I’m off to Europe for just under two weeks—southern Italy, then London. When I come back, I’ll have photographs and observations to share.

Ci vediamo!

Culinary tip: How not to make toast

October 5, 2006

I walked into the office this morning and dropped two slices of bread into our antique toaster for breakfast. The toaster usually takes five minutes to induce a slice of bread to turn slightly brown, so I stopped by a friend’s desk, and we got into conversation. Right about the time I started to smell my toast, the fire alarm went off. The whole nine yards: flashing lights, blaring sirens. The entire corridor was blue with smoke. The thing that is supposed to pop the toast up when it’s done had failed.
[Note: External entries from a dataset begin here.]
#ifndef TPS_PP_RPT
#define TPS_PP_RPT 1
#endif
#ifndef TPS_PP_PAIRF
#define TPS_PP_PAIRF 1
#endif
#ifndef TPS_XPAD
#define TPS_XPAD 1
#endif
#ifndef TPS_LC_TILE
#define TPS_LC_TILE 1
#endif
#ifndef TPS_STORE_AUX
#define TPS_STORE_AUX 2
#endif
#ifdef TPS_EMU
TPS_DEV void g_store_sw8(uint16_t* tile_out, int lane, int nw_tile, const uint32_t* v) {
    for (int i = 0; i < 8; ++i)
        if (8 * lane + i < nw_tile) tile_out[8 * lane + i] = (uint16_t)v[i];
}
#else
TPS_DEV void g_store_sw8(uint16_t* tile_out, int lane, int nw_tile, const uint32_t* v) {
    typedef unsigned int v4u __attribute__((ext_vector_type(4)));
    const __amdgpu_buffer_rsrc_t rs = __builtin_amdgcn_make_buffer_rsrc((void*)tile_out, 0, ((nw_tile + 1) & ~1) * 2, 0x00020000);
    v4u t;
    t.x = v[0] | (v[1] << 16); t.y = v[2] | (v[3] << 16); t.z = v[4] | (v[5] << 16); t.w = v[6] | (v[7] << 16);
    __builtin_amdgcn_raw_buffer_store_b128(t, rs, lane * 16, 0, TPS_STORE_AUX);
}
#endif
#ifdef TPS_EMU
TPS_DEV void g_store16_clamped(uint32_t* base, int n_dw, int cdw, const u32x4& t) {
    const uint32_t v[4] = {t.x, t.y, t.z, t.w};
    for (int i = 0; i < 4; ++i)
        if (cdw + i < n_dw) base[cdw + i] = v[i];
}
#else
TPS_DEV void g_store16_clamped(uint32_t* base, int n_dw, int cdw, const u32x4& t) {
    typedef unsigned int v4u __attribute__((ext_vector_type(4)));
    const __amdgpu_buffer_rsrc_t rs = __builtin_amdgcn_make_buffer_rsrc((void*)base, 0, n_dw * 4, 0x00020000);
    v4u x;
    x.x = t.x; x.y = t.y; x.z = t.z; x.w = t.w;
#ifndef TPS_NO_RAW_STORE
    __builtin_amdgcn_raw_buffer_store_b128(x, rs, cdw * 4, 0, TPS_STORE_AUX);
#endif
}
#endif
template <int S, bool INV, int RPT, bool PAIR, bool ROTZ, int CD_ = 0, bool P16_ = false>
TPS_DEV void tile_lc_s(const ScanArgs& a, const TileConst& tc, const Lds& l, int delta, int w0, int tile, int nw_tile,
                       int64_t out_base, uint64_t& s_total, int64_t r) {
    static_assert(!(PAIR && INV), "pair lookups need per-position independence");
    constexpr int CD = CD_;
    static_assert(CD == 0 || (!PAIR && !INV && CD <= S), "chain corrections: single lookups on clean tiles, period <= slide");
    static_assert(!(P16_ && CD_ > 0), "the 16-bit pair table is for tables without self-overlap");
    constexpr bool RZ = RPT == 0;
    constexpr bool M16 = CD > 0 || P16_;
    constexpr int LS = M16 ? 1 : 2;
    constexpr bool XPAD = TPS_XPAD != 0;
    typedef Geo<S> g_;
    auto xf_at = [&](int lane_) -> uint32_t& { return XPAD ? l.XPC[lane_ * (g_::B + 1) + g_::B] : l.XF[lane_]; };
    auto xt_at = [&](int lane_) -> uint32_t& { return XPAD ? l.row[lane_ * (g_::B + 1) + g_::B] : l.XT[lane_]; };
    constexpr int B = g_::B, LOG2B = g_::LOG2B, POS = g_::POS;
    constexpr int LB = CD;
    constexpr int WDW = (LB + POS + 13 + 15) / 16;
    static_assert(CD > 0 || WDW == g_::WDW, "the plain tiles keep Geo's register footprint");
    const PatInfo& pat = a.pat;
    int rp = RPT >= 0 ? RPT : tc.r, q = tc.q;
    TPS_PIN_S(q);
    if (RPT < 0) TPS_PIN_S(rp);
    const uint32_t amask = pat.kmask << LS;
    uint32_t sfx[B], c0s[B], xf_own = 0;
#ifdef TPS_EMU
    uint32_t sfx_keep[NT][B], c0_keep[NT][B], xf_keep[NT];
#endif
    uint32_t lane_chain = 0;
    uint32_t pair_lo = 0, pair_hi = 0;
#ifdef TPS_EMU
    uint32_t pair_keep[NT][2];
#endif
    auto chain_len = [&](int tp, uint32_t pm) -> int {
        constexpr int CD = CD_ > 0 ? CD_ : 1;
        auto occ = [&](int pos) -> bool { return uniform(lut_mask(l.lut, l.lshift, pat, v_at(l.seq2, delta + pos)) & pm) != 0u; };
        const int tend = NT * POS;
        int c = 3;
        while (tp + c * CD < tend && occ(tp + c * CD)) ++c;
        return c;
    };
    auto chain_windows = [&](int tp, int c, int ln) {
        constexpr int CD = CD_ > 0 ? CD_ : 1;
        const int lw = a.lw;
        auto w_in = [&](int e) -> int { const int x = e - lw + 1; return x <= 0 ? 0 : (x + S - 1) / S; };
        auto cur_of = [&](int w) -> int {
            const int a0 = w * S - tp, a1 = w * S + lw - 1 - tp;
            int jlo = a0 <= 0 ? 0 : (a0 + CD - 1) / CD, jhi = a1 < 0 ? -1 : a1 / CD;
            if (jhi > c - 1) jhi = c - 1;
            return jhi > jlo ? (jhi - jlo) >> 1 : 0;
        };
        const int wf = w_in(tp < 0 ? 0 : tp);
        int wb = (tp + (c - 1) * CD) / S + 1;
        if (wb > NT * B - 1) wb = NT * B - 1;
        for (int w = wf + ln; w <= wb; w += NT) {
            const int cur = cur_of(w), prev = w == wf ? 0 : cur_of(w - 1);
            if (cur != prev) lds_add(&l.row[w + (w >> LOG2B)], (uint32_t)(cur - prev));
        }
    };
    TPS_PHASE {
        const int span = tid;
        const int p0 = delta + span * POS;
        const int bo = 2 * (p0 - LB) - LS;
        const uint32_t sh2 = (uint32_t)(bo & 31);
        const int d0 = bo >> 5;
        uint32_t w[WDW];
        {
            uint32_t prev = l.seq2[d0];
            TPS_UNROLL
            for (int i = 0; i < WDW; ++i) {
                uint32_t nx = l.seq2[d0 + i + 1];
                w[i] = alignbit(nx, prev, sh2);
                prev = nx;
            }
        }
        auto v4_at = [&](int p) -> uint32_t {
            const int dw = (p + LB) >> 4, bit = (p + LB) & 15;
            return bit ? alignbit(dw + 1 < WDW ? w[dw + 1] : 0u, w[dw], 2u * bit) : w[dw];
        };
        uint32_t cnt = 0, run_or = 0;
        uint32_t gs[B];
        pair_lo = pair_hi = 0;
        uint32_t* xpc = l.XPC + span * (B + 1);
        if constexpr (PAIR) {
            constexpr int NP = S / 2, NH = NP + (S & 1);
            const uint32_t amask2 = M16 ? ((pat.kmask << 3) | 0x6u) : ((pat.kmask << 4) | 0xCu);
            const int rpe = rp & ~1;
            uint32_t hc[NH], hn[NH];
            auto fetch = [&](int blk, uint32_t* hh) {
                TPS_UNROLL
                for (int j = 0; j < NP; ++j) hh[j] = M16 ? lut16_at(l.lut2, v4_at(blk * S + 2 * j), amask2) : lut_at_tile(l.lut2, v4_at(blk * S + 2 * j), amask2);
                if (S & 1) hh[NP] = M16 ? lut16_at(l.lut, v4_at(blk * S + S - 1), amask) : lut_at_tile(l.lut, v4_at(blk * S + S - 1), amask);
            };
            fetch(0, hc);
            TPS_UNROLL
            for (int blk = 0; blk < B; ++blk) {
                if (blk + 1 < B) fetch(blk + 1, hn);
                uint32_t g = 0;
                c0s[blk] = cnt;
                if (RZ) xpc[blk] = M16 ? ((run_or << 16) | cnt) : pack_hi_lo(run_or, cnt);
                TPS_UNROLL
                for (int j = 0; j < NH; ++j) {
                    if (!RZ) {
                        if (2 * j == rpe) {
                            uint32_t c1 = cnt, pp = run_or | g;
                            if (rp & 1) {
                                const uint32_t h1 = M16 ? lut16_at(l.lut, v4_at(blk * S + 2 * j), amask) : lut_at(l.lut, v4_at(blk * S + 2 * j), amask);
                                c1 = M16 ? c1 + (uint32_t)popc(h1) : c1 + h1;
                                pp |= h1;
                            }
                            xpc[blk] = M16 ? ((pp << 16) | c1) : pack_hi_lo(pp, c1);
                        }
                    }
                    g |= hc[j];
                    cnt = M16 ? cnt + (uint32_t)popc(hc[j]) : cnt + hc[j];
                }
                gs[blk] = g;
                run_or |= g;
                TPS_UNROLL
                for (int j = 0; j < NH; ++j) hc[j] = hn[j];
            }
        } else {
            uint32_t hc[S], hn[S];
            auto fetch = [&](int blk, uint32_t* hh, int cnt_) {
                TPS_UNROLL
                for (int i = 0; i < S; ++i) {
                    if (i < cnt_) {
                        const int p = blk * S + i;
                        uint32_t h = M16 ? lut16_at_wide(l.lut, v4_at(p), amask) : lut_at(l.lut, v4_at(p), amask);
                        if (INV) {
                            if (h && invalid_at(l.val, p0 + p, pat.k)) h = 0;
                        }
                        hh[i] = h;
                    } else {
                        hh[i] = 0;
                    }
                }
            };
            fetch(0, hc, S);
            constexpr int NB_ = CD > 0 ? CD : 1;
            uint32_t hb[NB_];
            if constexpr (CD > 0) {
// ... 102 lines not shown
                    return (uint32_t)(popc(pair_lo) + popc(pair_hi & ((1u << (n - 32)) - 1u)));
                };
                if ((pair_lo | pair_hi) != 0u) {
                    uint32_t* xpc = l.XPC + lane * (B + 1);
                    TPS_UNROLL
                    for (int blk = 0; blk < B; ++blk) {
                        const uint32_t pe = below(blk * S + (RZ ? 0 : RPT));
                        if (pe) lds_add(&xpc[blk], pe << PS);
                        c0s[blk] += below(blk * S + CD) << PS;
                    }
                    const uint32_t pt = below(64) << PS;
                    xf_own += pt;
                    lds_add(&xf_at(lane), pt);
                }
                uint32_t prev_hi, next_lo;
#ifdef TPS_EMU
                prev_hi = lane > 0 ? pair_keep[lane - 1][1] : 0u;
                const uint32_t prev_lo_ = lane > 0 ? pair_keep[lane - 1][0] : 0u;
                next_lo = lane + 1 < NT ? pair_keep[lane + 1][0] : 0u;
#else
                prev_hi = (uint32_t)__builtin_amdgcn_ds_bpermute(((lane + NT - 1) & (NT - 1)) << 2, (int)pair_hi);
                const uint32_t prev_lo_ = (uint32_t)__builtin_amdgcn_ds_bpermute(((lane + NT - 1) & (NT - 1)) << 2, (int)pair_lo);
                next_lo = (uint32_t)__builtin_amdgcn_ds_bpermute(((lane + 1) & (NT - 1)) << 2, (int)pair_lo);
                if (lane == 0) prev_hi = 0u;
                if (lane == NT - 1) next_lo = 0u;
#endif
                const uint64_t pm64 = ((uint64_t)pair_hi << 32) | pair_lo;
                const uint64_t pv64 = lane > 0 ? (((uint64_t)prev_hi << 32) | prev_lo_) : 0ull;
                const uint64_t before = (pm64 << CD) | (pv64 >> (POS - CD));
                const uint64_t after = (pm64 >> CD) | ((uint64_t)(next_lo & ((1u << CD) - 1u)) << (POS - CD));
                const uint64_t lim = POS >= 64 ? ~0ull : ((1ull << POS) - 1ull);
                const uint64_t h3 = pm64 & ~before & after & lim;
                head3_lo = (uint32_t)h3; head3_hi = (uint32_t)(h3 >> 32);
#ifdef TPS_EMU
                for (int j = 0; j < B; ++j) c0_keep[tid][j] = c0s[j];
                xf_keep[tid] = xf_own;
                head3_keep[tid][0] = head3_lo; head3_keep[tid][1] = head3_hi;
#endif
            }
#ifdef TPS_EMU
            bool tile_long = false;
            for (int t = 0; t < NT; ++t) tile_long = tile_long || (head3_keep[t][0] | head3_keep[t][1]) != 0u;
#else
            const bool tile_long = __builtin_amdgcn_ballot_w64((head3_lo | head3_hi) != 0u) != 0;
#endif
            if (tile_long) {
                TPS_PHASE {
                    TPS_UNROLL
                    for (int i = 0; i < B + 1; ++i) l.row[tid + i * NT] = 0;
                }
                TPS_SYNC();
                auto one_owner = [&](int src, uint32_t h_lo, uint32_t h_hi, auto&& each_lane) {
                    while (h_lo | h_hi) {
                        int e;
                        if (h_lo) { e = ffs0(h_lo); h_lo &= h_lo - 1u; }
                        else { e = 32 + ffs0(h_hi); h_hi &= h_hi - 1u; }
                        const int te = src * POS + e;
                        const uint32_t pm = uniform(lut_mask(l.lut, l.lshift, pat, v_at(l.seq2, delta + te)));
                        const int c = chain_len(te - CD, pm);
                        each_lane(te - CD, c);
                    }
                };
#ifdef TPS_EMU
                for (int src = 0; src < NT; ++src)
                    one_owner(src, head3_keep[src][0], head3_keep[src][1], [&](int tp, int c) { for (int ln = 0; ln < NT; ++ln) chain_windows(tp, c, ln); });
#else
                {
                    const int ln = tps_fresh_lane();
                    uint64_t owners = __builtin_amdgcn_ballot_w64((head3_lo | head3_hi) != 0u);
                    while (owners) {
                        const int src = __builtin_ctzll(owners);
                        owners &= owners - 1ull;
                        const uint32_t h_lo = (uint32_t)__builtin_amdgcn_readlane((int)head3_lo, src), h_hi = (uint32_t)__builtin_amdgcn_readlane((int)head3_hi, src);
                        one_owner(src, h_lo, h_hi, [&](int tp, int c) { chain_windows(tp, c, ln); });
                    }
                }
#endif
                lane_chain = 1u;
            }
        }
    }
    TPS_SYNC();
    if (w0 == 0) TPS_STAMP(6);
    const int rot = ROTZ ? 0 : (q & (B - 1)), dl0 = q >> LOG2B;
    const int brk = B - rot;
    uint32_t sw[B], ltot = 0;
#ifdef TPS_EMU
    uint32_t sw_keep[NT][B], tot_keep[NT];
#endif
    TPS_PHASE {
#ifdef TPS_EMU
        for (int j = 0; j < B; ++j) { sfx[j] = sfx_keep[tid][j]; c0s[j] = c0_keep[tid][j]; }
        xf_own = xf_keep[tid];
#endif
        const int lane = tid;
        const uint32_t* pe = l.XPC + (lane + dl0) * (B + 1) + rot;
        uint32_t ev[B];
        TPS_UNROLL
        for (int j = 0; j < B; ++j) ev[j] = pe[j + ((!ROTZ && j >= brk) ? 1 : 0)];
        uint32_t orw = 0, sumw = xf_own;
        TPS_NOVEC
        for (int t = 1; t < dl0; ++t) {
            const uint32_t v = xf_at(lane + t);
            orw |= v;
            sumw += v;
        }
        uint32_t orb = orw, sumb = sumw;
        if (!ROTZ) {
            const uint32_t vb = xf_at(lane + dl0);
            orb |= vb;
            sumb += vb;
        }
        const uint32_t am = pat.all_mask << 16;
        uint32_t run = 0;
        TPS_UNROLL
        for (int j = 0; j < B; ++j) {
            const bool far_ = !ROTZ && j >= brk;
            const uint32_t e = ev[j], fo = far_ ? orb : orw, fs = far_ ? sumb : sumw;
            const uint32_t m = sfx[j] | e | fo;
            const uint32_t c = (e - c0s[j] + fs) & 0xFFFFu;
            sw[j] = (CD > 0 ? (c & 0xFFu) - (c >> 8) : c) + (uint32_t)popc(~m & am);
            run += sw[j];
        }
        ltot = run;
#ifdef TPS_EMU
        for (int j = 0; j < B; ++j) sw_keep[tid][j] = sw[j];
        tot_keep[tid] = ltot;
#endif
    }
    if constexpr (CD > 0) {
#ifdef TPS_EMU
        const bool tile_chain = lane_chain != 0;
        if (tile_chain) {
            ++emu_counter(5);
            uint32_t acc = 0;
            for (int t = 0; t < NT; ++t) {
                uint32_t tot = 0;
                for (int j = 0; j < B; ++j) { acc += l.row[t * (B + 1) + j]; sw_keep[t][j] += acc; tot += sw_keep[t][j]; }
                tot_keep[t] = tot;
            }
        } else {
            ++emu_counter(6);
        }
#else
        const bool tile_chain = lane_chain != 0;
        if (tile_chain) {
            uint32_t pd[B], dt = 0;
            TPS_PHASE {
                const uint32_t* pr = l.row + tid * (B + 1);
                TPS_UNROLL
                for (int j = 0; j < B; ++j) { dt += pr[j]; pd[j] = dt; }
            }
            uint32_t inc = dt;
            inc += (uint32_t)__builtin_amdgcn_update_dpp(0, (int)inc, 0x111, 0xf, 0xf, false);
            inc += (uint32_t)__builtin_amdgcn_update_dpp(0, (int)inc, 0x112, 0xf, 0xf, false);
            inc += (uint32_t)__builtin_amdgcn_update_dpp(0, (int)inc, 0x114, 0xf, 0xf, false);
            inc += (uint32_t)__builtin_amdgcn_update_dpp(0, (int)inc, 0x118, 0xf, 0xf, false);
            inc += (uint32_t)__builtin_amdgcn_update_dpp(0, (int)inc, 0x142, 0xa, 0xf, false);
            inc += (uint32_t)__builtin_amdgcn_update_dpp(0, (int)inc, 0x143, 0xc, 0xf, false);
            const uint32_t dbase = inc - dt;
            uint32_t run = 0;
            TPS_UNROLL
            for (int j = 0; j < B; ++j) { sw[j] += dbase + pd[j]; run += sw[j]; }
            ltot = run;
        }
#endif
    }
    uint32_t lexc = 0;
#ifdef TPS_EMU
    uint32_t exc_keep[NT];
    { uint32_t acc = 0; for (int t = 0; t < NT; ++t) { exc_keep[t] = acc; acc += tot_keep[t]; } }
#else
    {
        uint32_t inc = ltot;
        inc += (uint32_t)__builtin_amdgcn_update_dpp(0, (int)inc, 0x111, 0xf, 0xf, false);
        inc += (uint32_t)__builtin_amdgcn_update_dpp(0, (int)inc, 0x112, 0xf, 0xf, false);
        inc += (uint32_t)__builtin_amdgcn_update_dpp(0, (int)inc, 0x114, 0xf, 0xf, false);
        inc += (uint32_t)__builtin_amdgcn_update_dpp(0, (int)inc, 0x118, 0xf, 0xf, false);
        inc += (uint32_t)__builtin_amdgcn_update_dpp(0, (int)inc, 0x142, 0xa, 0xf, false);
        inc += (uint32_t)__builtin_amdgcn_update_dpp(0, (int)inc, 0x143, 0xc, 0xf, false);
        lexc = inc - ltot;
    }
#endif
    TPS_PHASE {
#ifdef TPS_EMU
        for (int j = 0; j < B; ++j) sw[j] = sw_keep[tid][j];
        lexc = exc_keep[tid];
#endif
        const int lane = tid;
#ifndef TPS_NO_SW_STORE
        g_store_sw8(tc.sw16 + w0, lane, nw_tile, sw);
#endif
        uint32_t* pr = l.row + lane * (B + 1);
        uint32_t run = 0;
        TPS_UNROLL
        for (int j = 0; j < B; ++j) { pr[j] = run; run += sw[j]; }
        xt_at(lane) = lexc;
    }
    TPS_SYNC();
    if (w0 == 0) TPS_STAMP(12);
    const uint32_t gsum = uniform(l.row[nw_tile + (nw_tile >> LOG2B)] + xt_at(nw_tile >> LOG2B));
    {
        const uint32_t jump = tc.jump;
        const uint32_t c_lo = div_jump((uint32_t)w0 + jump - 1u, tc.jump_magic);
        uint32_t c_hi = div_jump((uint32_t)(w0 + nw_tile) + jump - 1u, tc.jump_magic);
        if (c_hi > tc.lc_cap) c_hi = tc.lc_cap;
        const int passes = c_hi > c_lo ? (int)((c_hi - c_lo + NT - 1) / NT) : 0;
        TPS_PHASE {
            const uint32_t carry = (uint32_t)s_total;
            if (tid == 0) { l.misc[M_INVALID] = 0; l.misc[M_NTIE] = 0; }
            if (tc.lc16 && tid == 0) l.Tc[tile] = carry;
            uint32_t c = c_lo + (uint32_t)tid;
            uint32_t w = c * jump - (uint32_t)w0;
            TPS_NOVEC
            for (int t = 0; t < passes; ++t) {
                if (c < c_hi) {
                    const uint32_t pre = l.row[w + (w >> LOG2B)] + xt_at((int)(w >> LOG2B));
                    if (tc.lc16) {
                        if (tc.lc_g) g16_store(tc.lc_g, c, pre);
                        else l.Lc16[c] = (uint16_t)pre;
                    } else if (tc.lc_g) {
                        g32_store(tc.lc_g, c, carry + pre);
                    } else {
                        l.Lc[c] = carry + pre;
                    }
                }
                c += NT;
                w += NT * jump;
            }
        }
    }
    s_total += gsum;
    TPS_SYNC();
    (void)r;
}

I assume that people on the two upper levels of our three-level building followed the standard procedure and evacuated, thinking there really was a fire. A trio of my colleagues (who were on their way out anyway) left with a dramatic show of crouching, coughing, gagging, gasping—and, of course, laughing. The rest of my department stayed. I was mortified, though no one else (including the boss, fortunately) seemed to think it was anything but funny, and by lunchtime, when everyone had made at least one smart remark about it, I was laughing too.

The fire department showed up to reset the alarms—a fire engine bearing three firemen in full gear, carrying axes and oxygen tanks. The boss had called to let them know it wasn’t a real emergency, or I suppose they’d have come in with hoses; even without hoses, they were impressive. On balance, though, I think I made the right decision in not asking to have my picture taken with them.